こちらは、後編。前編は前ページに掲載。
さて。『お金とは、愛と感謝のエネルギー』。
この命題が真実か否かを議論することには、じつは、まったく、意味がない。あえて言うなら、他人を見て多数決に従うのをやめて、自分自身の好きなほうに決めればよい。だけだ。
ただし、『お金とは、愛と感謝のエネルギー』という命題を受け入れてしまった時点で、本来、まったく別のものであるはずの、お金と愛と感謝(と、エネルギーも?)を、『結びつけることに、合意した』という意味になる。
それについて考えているヒマもなく、瞬間的に。 自動的に。
そうして、『お金とは、愛と感謝のエネルギ―』という世界観に、ひとたび合意してしまえば、一般的に言って 愛と感謝は、目には見えないものだとされているのに対して、お金は、はっきりと、目に見える。
金額、という形で、きわめて具体的に。明確に。はっきりと。
スピリチュアル業界の重鎮だけが、億単位の収入を得ているのは、文字どおり、愛と感謝にあふれていることの証明、であって、そこにやましい点は、なにもない。

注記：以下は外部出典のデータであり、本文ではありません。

int enqueue_iteration_rows(nbmf_ctx* c, int it, double tol) {
  if (c->peer) return enqueue_iteration_rows_peer(c, it, tol);
  if (c->KS > 1) {
    const size_t tot = (size_t)c->KP * c->nA;
    {
      EvScope ev(c, 0);
      if (int rc = enqueue_a_sweeps_sliced(c, true, 0, 0)) return rc;
    }
    if (int rc = enqueue_reduce_h_all(c, c->Pbuf, c->stream)) return rc;
    if (int rc = all_reduce_inplace(c, c->Pbuf, 2 * tot + 1)) return rc;
    c->ll_ptr = c->Pbuf + 2 * tot;
    if (it > 0)
      if (int rc = enqueue_finalize(c, it - 1, tol)) return rc;
    if (int rc = enqueue_h_update_from(c, c->Pbuf, false, c->stream)) return rc;
    return enqueue_w_step(c, c->projection);
  }
  hipStream_t s0 = c->stream;
  const bool two_streams = c->npanel == 2 && c->comm && c->stream2;
  hipStream_t s1 = two_streams ? c->stream2 : s0;
  {
    EvScope ev(c, 0, true, true);
    HIPCHK(launch_pass<MODE_H>(c->KB, c->data_kind, h_pass_args(c), c->chunksH, s0));
  }
  if (two_streams) HIPCHK(hipEventRecord(c->evH, s0));
  auto reduce_panel = [&](int p, hipStream_t st) -> int {
    const long long c0 = c->pc0[p], wp = c->pc0[p + 1] - c0;
    double* d1 = c->Pbuf + c->pbase[p];
    launch_reduce_h(c, 0, c0, wp, d1, wp, p == 0 ? c->Pbuf + c->ll_index : (double*)nullptr, st);
    HIPCHK(hipGetLastError());
    return all_reduce_inplace(c, d1, 2 * (size_t)c->KP * wp + (p == 0 ? 1 : 0), st);
  };
  auto update_panel = [&](int p, hipStream_t st) -> int {
    const long long c0 = c->pc0[p], wp = c->pc0[p + 1] - c0;
    launch_h_update(c, c->Pbuf + c->pbase[p], 1, 0, c0, wp, 0, 0.0, st);
    HIPCHK(hipGetLastError());
    c->prior_src = c->prior;
    c->n_prior_src = c->n_prior_blocks;
    return NBMF_OK;
  };
  if (int rc = reduce_panel(0, s0)) return rc;
  c->ll_ptr = c->Pbuf + c->ll_index;
  if (it > 0)
    if (int rc = enqueue_finalize(c, it - 1, tol)) return rc;
  if (two_streams) HIPCHK(hipEventRecord(c->evF, s0));
  PassArgs w = w_pass_args(c);
  const int first = c->npanel == 2 ? c->wsplit : c->chunksW;
  if (c->npanel == 2) {
    if (two_streams) HIPCHK(hipStreamWaitEvent(s1, c->evH, 0));
    if (int rc = reduce_panel(1, s1)) return rc;
    if (two_streams) HIPCHK(hipStreamWaitEvent(s1, c->evF, 0));
    if (int rc = update_panel(1, s1)) return rc;
    if (two_streams) {
      PassArgs w1 = w;
      w1.chunk0 = first;
      HIPCHK(launch_pass<MODE_W>(c->KB, c->data_kind, w1, c->chunksW - first, s1));
      HIPCHK(hipEventRecord(c->ev1, s1));
    }
  }
  if (int rc = update_panel(0, s0)) return rc;
  {
    EvScope ev(c, 1);
    HIPCHK(launch_pass<MODE_W>(c->KB, c->data_kind, w, first, s0));
    if (c->npanel == 2) {
      if (two_streams) {
        HIPCHK(hipStreamWaitEvent(s0, c->ev1, 0));
      } else {
        w.chunk0 = first;
        HIPCHK(launch_pass<MODE_W>(c->KB, c->data_kind, w, c->chunksW - first, s0));
      }
    }
  }
  return enqueue_w_update(c, c->slabW, c->chunksW, (double)c->n, c->projection);
}

int enqueue_w_step(nbmf_ctx* c, int projection) {
  if (c->KS > 1) {
    {
      EvScope ev(c, 1);
      if (int rc = enqueue_theta(c, 1)) return rc;
      for (int step = 0; step < c->KS; ++step) {
        const int sl = step == 0 ? c->KS - 1 : step - 1;
        PassArgs w = w_pass_args(c);
        at_slice(c, w, 1, sl);
        w.theta = c->theta;
        if (step == 0)
          HIPCHK((launch_pass_slice<MODE_W, 2>(c->data_kind, w, c->chunksW, c->stream)));
        else
          HIPCHK((launch_pass_slice<MODE_W, 1>(c->data_kind, w, c->chunksW, c->stream)));
      }
    }
    if (is_sharded(c) && c->shard_axis == 1) {
      const long long per = (long long)SLICE_K * c->mA;
      for (int sl = 0; sl < c->KS; ++sl) {
        hipLaunchKernelGGL(reduce_w_kernel, dim3((unsigned)((per + 255) / 256)), dim3(256), 0, c->stream,
                           (const double*)(c->slabW + (size_t)sl * c->chunksW * per), c->Qbuf + sl * per, c->chunksW, per, c->flags);
        HIPCHK(hipGetLastError());
      }
      if (int rc = all_reduce_inplace(c, c->Qbuf, (size_t)c->KP * c->mA)) return rc;
      return enqueue_w_update(c, c->Qbuf, 1, c->n_div_global, projection);
    }
    return enqueue_w_update(c, c->slabW, c->chunksW, (double)c->n, projection);
  }
  PassArgs a = w_pass_args(c);
  {
    EvScope ev(c, 1, true, true);
    HIPCHK(launch_pass<MODE_W>(c->KB, c->data_kind, a, c->chunksW, c->stream));
  }
  const double* q = c->slabW;
  int chunks = c->chunksW;
  double n_div = (double)c->n;
  if (is_sharded(c) && c->shard_axis == 1) {
    const long long per = (long long)c->KP * c->mA;
    hipLaunchKernelGGL(reduce_w_kernel, dim3((unsigned)((per + 255) / 256)), dim3(256), 0, c->stream,
                       (const double*)c->slabW, c->Qbuf, c->chunksW, per, c->flags);
    HIPCHK(hipGetLastError());
    if (int rc = all_reduce_inplace(c, c->Qbuf, (size_t)per)) return rc;
    q = c->Qbuf;
    chunks = 1;
    n_div = c->n_div_global;
  }
  return enqueue_w_update(c, q, chunks, n_div, projection);
}

__global__ void expand_factor_kernel(const double* __restrict__ Fn, double* __restrict__ FT, double* __restrict__ FG, int KP,
                                     int KS, long long lenA) {
  const long long idx = (long long)blockIdx.x * blockDim.x + threadIdx.x;
  if (idx >= (long long)KP * lenA) return;
  const long long k = idx / lenA, x = idx % lenA;
  FT[t_index(k, x, KS, lenA)] = Fn[idx];
  FG[g_index(k, x, KS, lenA)] = Fn[idx];
}

void launch_set_factor(const nbmf_ctx* c, bool h, const double* src, double* Fn, double* FT, double* FG) {
  const long long len = h ? c->n : c->m, lenA = h ? c->nA : c->mA, tot = (long long)c->KP * lenA;
  hipLaunchKernelGGL(set_factor_kernel, dim3((unsigned)((tot + 255) / 256)), dim3(256), 0, c->stream, src, Fn, FT, FG, c->k, c->KP,
                     std::min(c->KP, SLICE_K), len, lenA);
}
void launch_get_factor(const nbmf_ctx* c, bool h, const double* Fn, double* dst) {
  const long long len = h ? c->n : c->m, lenA = h ? c->nA : c->mA, tot = (long long)c->k * len;
  hipLaunchKernelGGL(get_factor_kernel, dim3((unsigned)((tot + 255) / 256)), dim3(256), 0, c->stream, Fn, dst, c->k, len, lenA);
}
void launch_expand_factor(const nbmf_ctx* c, bool h) {
  const long long lenA = h ? c->nA : c->mA, tot = (long long)c->KP * lenA;
  hipLaunchKernelGGL(expand_factor_kernel, dim3((unsigned)((tot + 255) / 256)), dim3(256), 0, c->stream, (const double*)(h ? c->Hn : c->Wn),
                     h ? c->HT : c->WT, h ? c->HG : c->WG, c->KP, c->KP, lenA);
}

constexpr int SMALL_MAX_WGS = 256;
int small_parts(const nbmf_ctx* c, long long sweep_blocks, long long strips) {
  const int NW = sm_waves(c->KB);
  long long pp = (sweep_blocks + 2 * NW - 1) / (2 * NW);
  pp = std::min<long long>(pp, std::min<long long>(8, std::min(c->cus, SMALL_MAX_WGS) / std::max<long long>(1, strips)));
  return (int)std::max<long long>(1, pp);
}

bool small_eligible(const nbmf_ctx* c, int cus) {
  if (is_sharded(c) || c->KS != 1 || c->KB > 2 || c->timing) return false;
  cus = std::min(cus, SMALL_MAX_WGS);
  if (env_int("NBMF_PERSISTENT", 1) == 0) return false;
  const long long Rbe = (c->m + 15) / 16, Cbe = (c->n + 15) / 16;
  const long long max_tiles = env_int("NBMF_SMALL_TILES", 32768LL);
  const int NW = sm_waves(c->KB), PH = small_parts(c, Rbe, Cbe), PW = small_parts(c, Cbe, Rbe);
  const bool fits = (Rbe + (long long)PH * NW - 1) / ((long long)PH * NW) <= SM_TPW && (Cbe + (long long)PW * NW - 1) / ((long long)PW * NW) <= SM_TPW;
  if (!(fits && Cbe <= 128 && Cbe * PH <= cus && Rbe * PW <= cus && Rbe * Cbe <= max_tiles)) return false;
  if (c->small.disabled) {
    g_engine_persistent_declined.fetch_add(1, std::memory_order_relaxed);
    return false;
  }
  return true;
}

struct SmallAdmission {
  std::mutex mu;
  std::condition_variable cv;
  int busy[64] = {0};
} g_small_admission;

struct SmallReservation {
  int device, n;
  SmallReservation(int device_, int n_, int capacity) : device(device_ & 63), n(n_) {
    std::unique_lock<std::mutex> lk(g_small_admission.mu);
    g_small_admission.cv.wait(lk, [&] { return g_small_admission.busy[device] + n <= capacity || g_small_admission.busy[device] == 0; });
    g_small_admission.busy[device] += n;
  }
  ~SmallReservation() {
    {
      std::lock_guard<std::mutex> lk(g_small_admission.mu);
      g_small_admission.busy[device] -= n;
    }
    g_small_admission.cv.notify_all();
  }
};

int small_prepare(nbmf_ctx* c) {
  if (c->small.ready) return NBMF_OK;
  const size_t fw = (size_t)c->KP * c->mA * sizeof(double), fh = (size_t)c->KP * c->nA * sizeof(double);
  const size_t g_max = 16 * SM_TPW;
  const size_t sync_b = round_up(sizeof(unsigned long long) * (SMALL_MAX_WGS + 8), 256), ll_b = round_up(sizeof(double) * 2 * g_max, 256),
               pr_b = sizeof(double) * 3 * g_max * 8 * 2, res_b = 256;
  const size_t g_all = SMALL_MAX_WGS;
  const size_t pb_b = sizeof(double) * g_all * 2 * 16 * (size_t)c->KP, pl_b = sizeof(double) * g_all, pf_b = sizeof(unsigned long long) * g_all;
  const size_t total = 4 * fw + 4 * fh + sync_b + ll_b + pr_b + res_b + pb_b + pl_b + pf_b;
  char* base = nullptr;
  HIPCHK(dmalloc(&base, total));
  HIPCHK(hipMemsetAsync(base, 0, total, c->stream));
  c->small.slab = base;
  char* p = base;
  for (double** q : {&c->small.Wn, &c->small.WT, &c->small.WG, &c->small.snapW}) {
    *q = (double*)p;
    p += fw;
  }
  for (double** q : {&c->small.Hn, &c->small.HT, &c->small.HG, &c->small.snapH}) {
    *q = (double*)p;
    p += fh;
  }
  c->small.sync = (unsigned long long*)p;
  p += sync_b;
  c->small.ll_part = (double*)p;
  p += ll_b;
  c->small.prior_part = (double*)p;
  p += pr_b;
  c->small.result = (int*)p;
  p += res_b;
  c->small.part_buf = (double*)p;
  p += pb_b;
  c->small.part_ll = (double*)p;
  p += pl_b;
  c->small.part_flag = (unsigned long long*)p;
  c->small.ready = true;
  return NBMF_OK;
}

struct SmallKernel {
  const void* f = nullptr;
  int NW = 0;
  size_t lds_bytes = 0;
};
template <int KB, bool SPLIT, bool BATCH>
const void* small_ptr(int data_kind) {
  switch (data_kind) {
    case DATA_BIN: return (const void*)small_fit_kernel<KB, DATA_BIN, SPLIT, BATCH>;
    case DATA_F64: return (const void*)small_fit_kernel<KB, DATA_F64, SPLIT, BATCH>;
    case DATA_F64M: return (const void*)small_fit_kernel<KB, DATA_F64M, SPLIT, BATCH>;
  }
  return nullptr;
}
template <int KB>
const void* small_ptr(int data_kind, bool split, bool batch) {
  if (batch) return split ? small_ptr<KB, true, true>(data_kind) : small_ptr<KB, false, true>(data_kind);
  return split ? small_ptr<KB, true, false>(data_kind) : small_ptr<KB, false, false>(data_kind);
}
int small_kernel(const nbmf_ctx* c, bool split, bool batch, SmallKernel* k) {
  k->f = c->KB == 1 ? small_ptr<1>(c->data_kind, split, batch) : small_ptr<2>(c->data_kind, split, batch);
  if (!k->f) return NBMF_OK;
  k->NW = sm_waves(c->KB);
  k->lds_bytes = sizeof(double) * ((size_t)k->NW * 2 * c->KB * 4 * 64 + k->NW * 16 + 64 + 2 * c->KP * 16) + LOG_TABLE_BYTES;
  HIPCHK(hipFuncSetAttribute(k->f, hipFuncAttributeMaxDynamicSharedMemorySize, (int)k->lds_bytes));
  return NBMF_OK;
}

void small_common_args(const nbmf_ctx* c, int max_iter, double tol, SmallArgs* out) {
  SmallArgs& a = *out;
  a.dataA = c->dataA;
  a.maskA = c->maskA;
  a.dataB = c->dataB;
  a.maskB = c->maskB;
  a.rowcnt = c->rowcnt;
  a.m = c->m; a.n = c->n; a.mA = c->mA; a.nA = c->nA;
  a.K = c->k;
  a.RbA = (int)(c->mA / 16);
  a.CbA = (int)(c->nA / 16);
  a.Rbe = (int)((c->m + 15) / 16);
  a.Cbe = (int)((c->n + 15) / 16);
  a.PH = small_parts(c, a.Rbe, a.Cbe);
  a.PW = small_parts(c, a.Cbe, a.Rbe);
  if (const char* e = getenv("NBMF_SMALL_PARTS")) {
    int x = 0, y = 0;
    const int cap = std::min(c->cus, SMALL_MAX_WGS);
    if (sscanf(e, "%d,%d", &x, &y) == 2 && x >= a.PH && y >= a.PW && x <= 8 && y <= 8 && a.Cbe * x <= cap && a.Rbe * y <= cap) {
      a.PH = x;
      a.PW = y;
    }
  }
  a.G = std::max(a.Cbe * a.PH, a.Rbe * a.PW);
  a.max_iter = max_iter;
  a.projection = c->projection;
  a.tiny_eps = c->eps < 1e-70;
  a.tol = tol;
  a.eps = c->eps;
  a.am1 = c->alpha - 1.0;
  a.bm1 = c->beta - 1.0;
  a.n_obs = c->n_obs_global;
  a.n_div = (double)c->n;
  a.ll_pad = (256.0 * a.Rbe * a.Cbe - (double)c->m * (double)c->n) * log(1.0 + c->eps);
  a.timeout = (unsigned long long)(std::max(1.0, env_double("NBMF_SMALL_TIMEOUT_MS", 2000.0)) * 1e5);
  a.fenced = env_int("NBMF_SMALL_FENCED", 0) != 0;
}

int loss_by_launches(nbmf_ctx* c, double* out);
bool small_guard_on() {
  static const bool on = env_int("NBMF_SMALL_GUARD", 1) != 0;
  return on;
}
int small_guard(nbmf_ctx* c, double reported, bool* ok) {
  double chk = 0.0;
  if (int rc = loss_by_launches(c, &chk)) return rc;
  if (env_set("NBMF_SMALL_GUARD_FAULT")) chk += 1e-6 * std::max(std::fabs(chk), 1.0);
  *ok = (std::isnan(chk) && std::isnan(reported)) || chk == reported ||
        std::fabs(chk - reported) <= 1e-12 * std::max({std::fabs(chk), std::fabs(reported), 1.0});
  if (!*ok && env_set("NBMF_DEBUG"))
    fprintf(stderr, "[nbmf] single-launch guard: reported loss %.17g, recomputed %.17g: redone by the launches\n", reported, chk);
  return NBMF_OK;
}

void small_give_up(nbmf_ctx* c, bool disable, const char* fmt = nullptr, ...) {
  ++c->small.aborted;
  g_engine_persistent_aborted.fetch_add(1, std::memory_order_relaxed);
  if (disable) c->small.disabled = true;
  if (fmt && env_set("NBMF_DEBUG")) {
    va_list ap;
    va_start(ap, fmt);
    vfprintf(stderr, fmt, ap);
    va_end(ap);
  }
}

struct DrainGuard {
  hipStream_t st;
  ~DrainGuard() { hipStreamSynchronize(st); }
};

それどころか、「信者たち」からすれば、単に「たくさんのお金がある」というだけで、そのことが、そっくりそのまま愛と感謝の証明になり、同時に、完全無欠さの象徴にもなるのだから、「本当は、お金しか見えていない」のに、お金以外のすべても、完璧であるかのように錯覚するには、じつに都合がよい。
つまり、簡潔に言えば、「お金がある」という事実だけをもって、お金以外のすべても「持っている」かのように見做して、崇拝するのだ。

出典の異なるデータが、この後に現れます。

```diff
@@ -1604,6 +1465,15 @@
     for (int k = 0; k < 8; ++k) s += a[k];
     if (s == 123.456f) out[0] = s;
 }
+#ifndef CPD_HOST_EMU
+typedef unsigned long long u64;
+__device__ __forceinline__ u64 pack2(float lo, float hi) { u64 r; asm("mov.b64 %0, {%1, %2};" : "=l"(r) : "f"(lo), "f"(hi)); return r; }
+__device__ __forceinline__ float2 unpack2(u64 v) { float2 r; asm("mov.b64 {%0, %1}, %2;" : "=f"(r.x), "=f"(r.y) : "l"(v)); return r; }
+__device__ __forceinline__ u64 ffma2(u64 a, u64 b, u64 c) {
+    const float2 x = unpack2(a), y = unpack2(b), z = unpack2(c);
+    return pack2(__fmaf_rn(x.x, y.x, z.x), __fmaf_rn(x.y, y.y, z.y));
+}
+#endif
 __global__ void __launch_bounds__(256)
 probe_ffma2_kernel(float* out, int iters, float seed) {
     u64 a[8];
```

こうしたことは、いまの世の中では、まったく日常的に、行われている。
そうして、あなた自身はというと、「お金がない」ということは、「愛も感謝もない」ということになり、発言権も、当然ない。
ここに、はっきりと、弱肉強食の構造ができていることが、看ては取れないだろうか?
『お金とは、愛と感謝のエネルギー』。
この命題ひとつで、億万長者にまで昇り詰める、ほんのひと握りの「勝者たち」がいて、その勝者たちにお金を差し出しつづけることだけが使命の、無数の「敗者たち」がいる。
この支配構造は、永遠に変わることはなく、ほんの一握りの「強者たち」が、無数の「弱者たち」を永遠に支配する。
あなたは、どうだろうか。
こうした支配構造において、確実に勝者/強者になる方法をわたしが教えることはできないが、敗者/弱者の地位を免れる方法ならば、ある。
単に、その世界観に、参加しなければよいのだ。
つまり、この場合でいえば『お金とは、愛と感謝のエネルギー』という命題が真実であるか否かに、そもそも無関心。じつは、それだけで、十分だ。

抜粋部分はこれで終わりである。